PG&E brought my family an unwelcome gift in mid-November: a SmartMeter.

Since the big Bay Area rollout last fall, these remotely read meters have come under fire. Consumers have complained that they do not accurately measure electricity usage, resulting in significantly higher utility bills.

Although I didn’t receive a higher-than-expected bill that first month, the SmartMeter — and more specifically, the threat of losing money — got my attention in a way that reducing my carbon footprint and protecting the world from global warming hadn’t. For me, the priority was avoiding a future spike in my PG&E bill that would require replacing major appliances, the furnace or water heater.

So, with some online resources and a nifty gadget called the Watt-Minder, I set out to self-audit my family’s energy use during December and January.

What I discovered surprised me enough that I was soon stocking up on compact fluorescent light bulbs and power strips.

The money game

My family of three lives in a 30-year-old, 2,100-square-foot, two-story house with four bedrooms and 2½ bathrooms. The $2,027 we spent last year on utilities was almost in line with the annual U.S. average of $1,900, but well above the $1,206 average for homes in our city of Concord.

Clearly, we were using a lot of energy over the baseline. Utility rates are set using this baseline, defined as the minimum amount of electricity and gas that consumers need to live in a specific region.

The more consumers use above this baseline, the more they pay. For example, a baseline rate may be $0.1153 per kilowatt hour, but exceeding that baseline by 131 percent to 200 percent could cost $0.2607 per hour.

Hoping to bring down our energy use, I answered dozens of detailed questions in an online audit by government-sponsored Home Energy Saver (www.hes.lbl.gov). The resulting recommendations were what I expected: Switch to a natural gas dryer, replace our dishwasher and water heater with energy-efficient models, and have our ducts professionally sealed — all budget breakers.

But I found something I could do within our budget. The U.S. Department of Energy says energy used to power major and small appliances accounts for 17 percent of a household’s energy consumption. For us, that came to $750 a year.

Here was a number I could tackle.

The watts game

Never before had I considered auditing my energy consumption. I didn’t even realize that companies offered this service.

“That’s the challenge with this industry,” says Shana Fong, marketing manager for one such Bay Area company, Recurve. “Not many are aware that it exists. They’re looking for a silver bullet product that will help with energy consumption. In reality, “… each homeowner has different priorities.”

SmartMeters eventually will be able to measure how much energy a household appliance uses, but I didn’t want to wait for that technology. So I turned to the Watt-Minder, created by Martinez-based Mashita Electronics. The battery-operated device measures the kilowatts used by any appliance that has a plug.
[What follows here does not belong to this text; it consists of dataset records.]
static __global__ void __launch_bounds__(OSW_THREADS) k_wide_tile_bases(const uint16_t *__restrict__ H, uint32_t tiles, uint32_t chunk_shift, uint32_t chunks,
                                                                        uint32_t *__restrict__ C, uint32_t *__restrict__ T, uint32_t *__restrict__ ctl_counts,
                                                                        uint32_t *__restrict__ done, uint32_t gshift)
{
    static_assert(OSW_THREADS * 4 == OSW_DIGITS, "four digits per thread");
    constexpr uint32_t NW = OSW_THREADS / 32;
    __shared__ uint32_t wsum[NW];
    __shared__ uint32_t s_last;
    const uint32_t chunk = blockIdx.x, tid = threadIdx.x, lane = tid & 31, warp = tid >> 5;
    const uint32_t t0 = chunk << chunk_shift, t1 = min(tiles, t0 + (1u << chunk_shift));
    uint4 acc = make_uint4(0, 0, 0, 0);
    const ushort4 *row = reinterpret_cast<const ushort4 *>(H) + tid;
    uint4 *trow = reinterpret_cast<uint4 *>(T) + tid;
#pragma unroll 8
    for (uint32_t t = t0; t < t1; t++) {
        const ushort4 v = row[static_cast<size_t>(t) * (OSW_DIGITS / 4)];
        if ((t & ((1u << gshift) - 1u)) == 0) trow[static_cast<size_t>(t >> gshift) * (OSW_DIGITS / 4)] = acc;
        acc.x += v.x; acc.y += v.y; acc.z += v.z; acc.w += v.w;
    }
    uint4 *C4 = reinterpret_cast<uint4 *>(C);
    C4[static_cast<size_t>(chunk) * (OSW_DIGITS / 4) + tid] = acc;
    __threadfence();
    __syncthreads();
    if (tid == 0) s_last = atomicAdd(done, 1u) == chunks - 1u;
    __syncthreads();
    if (!s_last) return;
    __threadfence();
    uint4 tot = make_uint4(0, 0, 0, 0);
#pragma unroll 8
    for (uint32_t c = 0; c < chunks; c++) { const uint4 v = __ldcg(C4 + static_cast<size_t>(c) * (OSW_DIGITS / 4) + tid); tot.x += v.x; tot.y += v.y; tot.z += v.z; tot.w += v.w; }
    reinterpret_cast<uint4 *>(ctl_counts)[tid] = tot;
    const uint32_t sum = tot.x + tot.y + tot.z + tot.w;
    uint32_t incl = sum;
#pragma unroll
    for (int o = 1; o < 32; o <<= 1) { const uint32_t v = __shfl_up_sync(FULL, incl, o); if (lane >= static_cast<uint32_t>(o)) incl += v; }
    if (lane == 31) wsum[warp] = incl;
    __syncthreads();
    uint32_t base = incl - sum;
#pragma unroll
    for (uint32_t q = 0; q < NW; q++) if (q < warp) base += wsum[q];
    uint4 run = make_uint4(base, base + tot.x, base + tot.x + tot.y, base + tot.x + tot.y + tot.z);
#pragma unroll 8
    for (uint32_t c = 0; c < chunks; c++) {
        uint4 *p = C4 + static_cast<size_t>(c) * (OSW_DIGITS / 4) + tid;
        const uint4 v = __ldcg(p);
        *p = run;
        run.x += v.x; run.y += v.y; run.z += v.z; run.w += v.w;
    }
    if (tid == 0) *done = 0;
}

Based on the rate you program into the device, it estimates the cost to operate that appliance.

“Most people just accept their energy bill. They don’t think of utilities as a discretionary purchase,” says Greg Endom, co-founder and owner of Mashita Electronics. “But really, you do have choices, starting with how you operate in your home. Doing simple things can save you a lot of money.”
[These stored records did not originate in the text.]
template <bool A_MN, bool B_MN, int EPI>
__global__ void __launch_bounds__(NUM_THREADS, 1)
gemm_kernel(const __grid_constant__ GemmTmaps tm, const GemmArgs args) {
  constexpr int STAGES = StageCount::value;
  using L = SmemLayout<STAGES>;
  extern __shared__ uint8_t smem_raw[];
  uint8_t* smem = reinterpret_cast<uint8_t*>((reinterpret_cast<uintptr_t>(smem_raw) + 1023) & ~uintptr_t(1023));

  uint64_t* bars = reinterpret_cast<uint64_t*>(smem + L::OFF_BAR);
  uint64_t* full_bar = bars;
  uint64_t* empty_bar = bars + 2 * STAGES;
  uint64_t* aux_bar = bars + 3 * STAGES;
  constexpr bool HAS_AUX = (EPI == EPI_ADD || EPI == EPI_MUL || EPI == EPI_DRELU);

  pdl_launch_dependents();
  const int wg = __shfl_sync(0xffffffffu, threadIdx.x >> 7, 0);
  const int lane = threadIdx.x & 31;

  const int num_m = (args.M + BM - 1) / BM;
  const int num_n = (args.N + BN - 1) / BN;
  const int total_kb = (args.K + BK - 1) / BK;
  const int kb_per = (total_kb + args.splits - 1) / args.splits;
  const int num_work = num_m * num_n * args.splits;

  if (threadIdx.x == 0) {
    tma_prefetch_desc(&tm.a);
    tma_prefetch_desc(&tm.b[0]);
    tma_prefetch_desc(&tm.d0);
    if (HAS_AUX) tma_prefetch_desc(&tm.aux);
    for (int i = 0; i < 2 * STAGES; ++i) mbar_init(&full_bar[i], 1);
    for (int i = 0; i < STAGES; ++i) mbar_init(&empty_bar[i], 4);
    for (int i = 0; i < 2; ++i) mbar_init(&aux_bar[i], 1);
    fence_mbar_init();
  }
  __syncthreads();
  pdl_wait();

  if (wg == 0) {
    setmaxnreg_dec<PRODUCER_REGS>();
    if (threadIdx.x < 32) {
      int stage = 0;
      uint32_t phase = 0;
      int item = 0;
      for (int w = blockIdx.x; w < num_work; w += gridDim.x, ++item) {
        uint64_t* fb = full_bar + (item & 1) * STAGES;
        const int n_blk = w % num_n;
        const int m_blk = (w / num_n) % num_m;
        const int split = w / (num_n * num_m);
        const int kb0 = split * kb_per;
        const int kb1 = min(total_kb, kb0 + kb_per);
        const int m0 = m_blk * BM;
        for (int kb = kb0; kb < kb1; ++kb) {
          mbar_wait(&empty_bar[stage], phase ^ 1u);
          if (elect_one()) {
            uint8_t* sA = smem + stage * L::STAGE_BYTES;
            uint8_t* sB = sA + L::A_BYTES;
            mbar_arrive_expect_tx(&fb[stage], L::STAGE_BYTES);
            if (!A_MN) {
              tma_load_2d(sA, &tm.a, &fb[stage], kb * BK, m0);
            } else {
#pragma unroll
              for (int j = 0; j < BM / 64; ++j) tma_load_2d(sA + j * 8192, &tm.a, &fb[stage], m0 + j * 64, kb * BK);
            }
            if (!B_MN) {
              const int n0 = n_blk * BN;
              const int seg = n0 / args.b_seg_rows;
              tma_load_2d(sB, &tm.b[seg], &fb[stage], kb * BK, n0 - seg * args.b_seg_rows);
            } else {
              const int k0 = kb * BK;
              const int seg = k0 / args.b_seg_rows;
#pragma unroll
              for (int j = 0; j < BN / 64; ++j)
                tma_load_2d(sB + j * 8192, &tm.b[seg], &fb[stage], n_blk * BN + j * 64, k0 - seg * args.b_seg_rows);
            }
          }
          __syncwarp();
          if (++stage == STAGES) {
            stage = 0;
            phase ^= 1u;
          }
        }
      }
    }
  } else {
    setmaxnreg_inc<CONSUMER_REGS>();
    const int cw = wg - 1;
    const int t = threadIdx.x - 128 * wg;
    const int fr = (t >> 5) * 16 + (lane >> 2);
    const int fc = (lane & 3) * 2;
    const bool store_thread = (t == 0);
    const uint64_t dseed = drop_seed(args.drop);
    constexpr bool HAS_BIAS = !B_MN && (EPI == EPI_STORE || EPI == EPI_GELU || EPI == EPI_RELU);
    uint8_t* stg_base = smem + L::OFF_STG + cw * STG_PER_CONSUMER * STG_BYTES;
    const uint32_t a_base = smem_u32(smem);
    const uint32_t b_base = smem_u32(smem) + L::A_BYTES;
    uint64_t* fb = full_bar + cw * STAGES;
    int stage = 0;
    uint32_t phases = 0;
    uint32_t box_seq = 0;
    uint32_t aux_phase = 0;
    bool timed_out = false;
    float acc[2][BN / 2];
#pragma unroll
    for (int i = 0; i < BN / 2; ++i) acc[0][i] = acc[1][i] = 0.f;
    for (int w = blockIdx.x + cw * gridDim.x; w < num_work; w += 2 * gridDim.x) {
      const int w_other = w - static_cast<int>(gridDim.x);
      if (w_other >= static_cast<int>(blockIdx.x)) {
        const int split_o = w_other / (num_n * num_m);
        const int kb0_o = split_o * kb_per;
        stage = (stage + min(total_kb, kb0_o + kb_per) - kb0_o) % STAGES;
      }
      const int n_blk = w % num_n;
      const int m_blk = (w / num_n) % num_m;
      const int split = w / (num_n * num_m);
      const int kb0 = split * kb_per;
      const int kb1 = min(total_kb, kb0 + kb_per);
      const int n0 = n_blk * BN;

      int prev_stage = 0;
      for (int kb = kb0; kb < kb1; ++kb) {
        mbar_wait_flag(&fb[stage], (phases >> stage) & 1u, timed_out);
        phases ^= 1u << stage;
        const uint32_t sa = a_base + stage * L::STAGE_BYTES;
        const uint32_t sb = b_base + stage * L::STAGE_BYTES;
        reg_fence(acc[0]);
        reg_fence(acc[1]);
        wgmma_fence();
#pragma unroll
        for (int k = 0; k < BK / 16; ++k) {
          const uint64_t bdesc = B_MN ? wgmma_desc_sw128(sb + k * 2048, 8192, 1024) : wgmma_desc_sw128(sb + k * 32, 16, 1024);
#pragma unroll
          for (int h = 0; h < 2; ++h) {
            const uint32_t sah = sa + h * 8192;
            const uint64_t adesc = A_MN ? wgmma_desc_sw128(sah + k * 2048, 8192, 1024) : wgmma_desc_sw128(sah + k * 32, 16, 1024);
            wgmma_m64n128k16_ss<A_MN ? 1 : 0, B_MN ? 1 : 0>(acc[h], adesc, bdesc, (kb > kb0 || k > 0) ? 1u : 0u);
          }
        }
        wgmma_commit();
        if (HAS_AUX && kb == kb0) {
          static_assert(STG_PER_CONSUMER == 2 * (BN / 64), "one staging box per aux box of a tile");
          wg_bar_sync(cw);
          if (store_thread) {
            tma_store_wait_read<0>();
            fence_proxy_async_smem();
            mbar_arrive_expect_tx(&aux_bar[cw], STG_PER_CONSUMER * STG_BYTES);
#pragma unroll
            for (int b = 0; b < STG_PER_CONSUMER; ++b)
              tma_load_2d(stg_base + b * STG_BYTES, &tm.aux, &aux_bar[cw], n0 + (b & 1) * 64, m_blk * BM + (b >> 1) * 64);
          }
        }
        wgmma_wait<1>();
        reg_fence(acc[0]);
        reg_fence(acc[1]);
        if (kb > kb0 && lane == 0) mbar_arrive(&empty_bar[prev_stage]);
        prev_stage = stage;
        if (++stage == STAGES) stage = 0;
      }
      wgmma_wait<0>();
      reg_fence(acc[0]);
      reg_fence(acc[1]);
      if (lane == 0) mbar_arrive(&empty_bar[prev_stage]);

      if (EPI == EPI_REDUCE_F32) {
        constexpr int NBOX = BN / 32;
#pragma unroll
        for (int h = 0; h < 2; ++h) {
          const int m0 = m_blk * BM + h * 64;
#pragma unroll
          for (int c = 0; c < NBOX; ++c) {
            uint8_t* stg = stg_base + (box_seq % STG_PER_CONSUMER) * STG_BYTES;
            if (store_thread) tma_store_wait_read<STG_PER_CONSUMER - 1>();
            wg_bar_sync(cw);
#pragma unroll
            for (int j = 0; j < 8; ++j) {
              const int i = c * 16 + 2 * j;
              const int r = fr + 8 * (j & 1), col = 8 * (j >> 1) + fc;
              *reinterpret_cast<float2*>(stg + r * 128 + (((col >> 2) ^ (r & 7)) << 4) + (col & 3) * 4) = make_float2(acc[h][i], acc[h][i + 1]);
            }
            fence_proxy_async_smem();
            wg_bar_sync(cw);
            if (store_thread) {
              tma_reduce_add_3d(&tm.d0, stg, n0 + c * 32, m0, args.split_slices ? split : 0);
              tma_store_commit();
            }
            ++box_seq;
          }
        }
      } else {
        constexpr int NBOX = BN / 64;
        if (HAS_AUX) {
          mbar_wait_flag(&aux_bar[cw], aux_phase, timed_out);
          aux_phase ^= 1u;
        }
        const __nv_bfloat16* bp = nullptr;
        int bias_off = 0;
        if (HAS_BIAS) {
          const int seg = n0 / args.b_seg_rows;
          bp = args.bias[seg];
          bias_off = seg * args.b_seg_rows;
        }
#pragma unroll
        for (int h = 0; h < 2; ++h) {
          const int m0 = m_blk * BM + h * 64;
          int nh = n0;
          const __nv_bfloat16* bph = bp;
          uint64_t dsh = dseed;
          asm volatile("" : "+r"(nh), "+l"(bph), "+l"(dsh));
#pragma unroll
          for (int c = 0; c < NBOX; ++c) {
            uint8_t* stg = (EPI == EPI_GELU) ? stg_base + (box_seq & 1u) * 2 * STG_BYTES : stg_base + (box_seq % STG_PER_CONSUMER) * STG_BYTES;
            uint8_t* stg_g = stg + STG_BYTES;
            if (store_thread) {
              if (EPI == EPI_GELU) tma_store_wait_read<STG_PER_CONSUMER / 2 - 1>(); else tma_store_wait_read<STG_PER_CONSUMER - 1>();
            }
            wg_bar_sync(cw);
#pragma unroll
            for (int j = 0; j < 16; ++j) {
              const int i = c * 32 + 2 * j;
              const int r = fr + 8 * (j & 1), col = 8 * (j >> 1) + fc;
              const int n = nh + c * 64 + col;
              const long long m = m0 + r;
              const int so = r * 128 + (((col >> 3) ^ (r & 7)) << 4) + (col & 7) * 2;
              float v0 = acc[h][i], v1 = acc[h][i + 1];
              if (HAS_BIAS) {
                if (bph != nullptr && n < args.N) {
                  const float2 bb = unpack_bf16x2(__ldg(reinterpret_cast<const unsigned int*>(bph + n - bias_off)));
                  v0 += bb.x;
                  v1 += bb.y;
                }
              }
              if (EPI == EPI_GELU) {
                float g0, d0, g1, d1;
                gelu_and_grad(v0, g0, d0);
                gelu_and_grad(v1, g1, d1);
                *reinterpret_cast<uint32_t*>(stg + so) = pack_bf16x2(d0, d1);
                *reinterpret_cast<uint32_t*>(stg_g + so) = pack_bf16x2(g0, g1);
                continue;
              }
              if (EPI == EPI_RELU) {
                uint32_t keep = 0xFFu;
                if (args.drop.p > 0.f)
                  keep = dropout_keep8(dsh, args.drop.site, (static_cast<uint64_t>(m) * args.N + (n - fc)) >> 3, args.drop.thresh16);
                v0 = fmaxf(v0, 0.f);
                v1 = fmaxf(v1, 0.f);
                v0 = ((keep >> fc) & 1u) ? v0 * args.drop.scale : 0.f;
                v1 = ((keep >> (fc + 1)) & 1u) ? v1 * args.drop.scale : 0.f;
              } else if (EPI == EPI_ADD || EPI == EPI_MUL || EPI == EPI_DRELU) {
                const float2 x = unpack_bf16x2(*reinterpret_cast<const uint32_t*>(stg + so));
                if (EPI == EPI_ADD) {
                  v0 += x.x;
                  v1 += x.y;
                } else if (EPI == EPI_MUL) {
                  v0 *= x.x;
                  v1 *= x.y;
                } else {
                  v0 = x.x > 0.f ? v0 * args.relu_scale : 0.f;
                  v1 = x.y > 0.f ? v1 * args.relu_scale : 0.f;
                }
              }
              *reinterpret_cast<uint32_t*>(stg + so) = pack_bf16x2(v0, v1);
            }
            fence_proxy_async_smem();
            wg_bar_sync(cw);
            if (store_thread) {
              tma_store_2d(&tm.d0, stg, nh + c * 64, m0);
              if (EPI == EPI_GELU) tma_store_2d(&tm.d1, stg_g, nh + c * 64, m0);
              tma_store_commit();
            }
            if (EPI != EPI_GELU && args.colsum != nullptr) {
              const int col = t & 63, r0 = (t >> 6) * 32;
              float acc_c = 0.f;
#pragma unroll 8
              for (int rr = r0; rr < r0 + 32; ++rr) {
                const __nv_bfloat16 v = *reinterpret_cast<const __nv_bfloat16*>(stg + rr * 128 + (((col >> 3) ^ (rr & 7)) << 4) + (col & 7) * 2);
                acc_c += __bfloat162float(v);
              }
              if (nh + c * 64 + col < args.N) atomicAdd(args.colsum + nh + c * 64 + col, acc_c);
            }
            ++box_seq;
          }
        }
      }
    }
    if (store_thread) tma_store_wait<0>();
    if (timed_out) __trap();
  }
}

Here are a few surprising discoveries I made while using the Watt-Minder in my self-audit. All costs are calculated using the baseline quantity rate.

  • Light bulbs: I bought into the myths about how compact fluorescent light bulbs take too long to heat up, cast a harsh light and cost too much. Then I compared one 57-watt standard bulb to a lower wattage CFL that produces equivalent light. Left on 24 hours a day, a standard bulb costs us $63.73 a year. A CFL, $12.08. Multiply those potential savings by the three dozen bulbs in our home, and this one was a no-brainer.

  • Computer: Laziness and convenience long have prompted us to leave our computer and monitor running 24/7, at an annual cost of $88.48. The audit revealed that our actual computer use time is closer to 28 hours a week. By shutting it down between uses, we could save $73.77 a year.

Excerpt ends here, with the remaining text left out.